((

# barathanaslan/whisper-ipa

Hardware: AMD Instinct MI355X
Metric: audio-seconds/sec transcribed (whisper-small, 30s clips) (higher is better)
Workload: dtype bf16

## Files before the change

include/wipa.h:

```cpp
#ifndef WIPA_H
#define WIPA_H
#include <stddef.h>
#include <stdint.h>
#ifdef __cplusplus
extern "C" {
#endif

typedef void* wipa_stream_t;

enum { WIPA_F32 = 0, WIPA_BF16 = 1, WIPA_FP8_E4M3 = 2  };
enum { WIPA_OK = 0, WIPA_ERR_ARG = -1, WIPA_ERR_HIP = -2, WIPA_ERR_STATE = -3 };

#define WIPA_N_SAMPLES 480000
#define WIPA_N_FRAMES 3000
#define WIPA_N_FFT 400
#define WIPA_HOP 160
#define WIPA_HEAD_DIM 64

int wipa_version(void);
const char* wipa_last_error(void);

int wipa_stream_create(wipa_stream_t* out);
int wipa_stream_create_cu_limited(int n_cus, wipa_stream_t* out);
int wipa_stream_destroy(wipa_stream_t s);
// ... 126 lines not shown
    const float* bqkv;
    const void* wo;
    void* kcache;
    void* vcache;
    const int32_t* pos;
    float* slabs;
    int64_t kv_batch_stride, slab_stride;
    int32_t B, d, H, dtype;
    float eps, qk_scale;
} wipa_self_block_desc;
int wipa_decode_self_block(const wipa_self_block_desc* d, wipa_stream_t s);
typedef struct wipa_cross_block_desc {
    const float* x_in;
    float* x_out;
    const float* slabs;
    const float* bias_o;
    const float* ln_w;
    const float* ln_b;
    const void* wq;
    const float* bq;
    const void* kv;
    void* out;
    int64_t slab_stride;
    int32_t n_slabs, B, d, H, Tk, dtype;
    float eps, qk_scale;
    int32_t cross_splits;
    int32_t n_group;
} wipa_cross_block_desc;
int wipa_decode_cross_block(const wipa_cross_block_desc* d, wipa_stream_t s);

int wipa_cross_absorbed_splits(int want, int Tk);
int wipa_cross_absorbed_resident_groups_for(int B, int d, int Tk, int n_splits, int64_t budget_bytes);
int wipa_cross_absorbed_resident_groups(int B, int d, int Tk, int n_splits);
size_t wipa_cross_absorbed_scratch_bytes(int B, int d, int Tk);
int wipa_cross_absorbed_init(int d);
int wipa_cross_absorbed_attention(const void* q, int64_t q_row_stride, const void* wkT, const void* xa, const void* wv, const float* bv,
                                  void* out, int64_t out_row_stride, void* scratch, size_t scratch_bytes, int B, int H, int d, int Tk,
                                  float k_scale, int n_splits, wipa_stream_t s);
int wipa_cross_absorbed_attention_grouped(const void* q, int64_t q_row_stride, const void* wkT, const void* xa, const void* wv,
                                          const float* bv, void* out, int64_t out_row_stride, void* scratch, size_t scratch_bytes, int B,
                                          int H, int d, int Tk, float k_scale, int n_splits, int n_group, wipa_stream_t s);
int wipa_decode_cross_absorbed_block(const wipa_cross_block_desc* c, const void* wkT, const void* wv, const float* bv, void* scratch,
                                     size_t scratch_bytes, wipa_stream_t s);
int wipa_decode_cross_absorbed_block_out(const wipa_cross_block_desc* c, const void* wkT, const void* wv, const float* bv, const void* wo,
                                         const float* bo, float* slabs_out, int64_t slab_stride, void* scratch, size_t scratch_bytes,
                                         wipa_stream_t s);
int wipa_cross_absorbed_stream(const void* xa, void* scratch, size_t scratch_bytes, int B, int H, int d, int Tk, int n_splits,
                               wipa_stream_t s);
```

))

> **Work to complete**:
Please give the number of lines in the entries above that hold "include", with no other words.

> **Answer below**:
3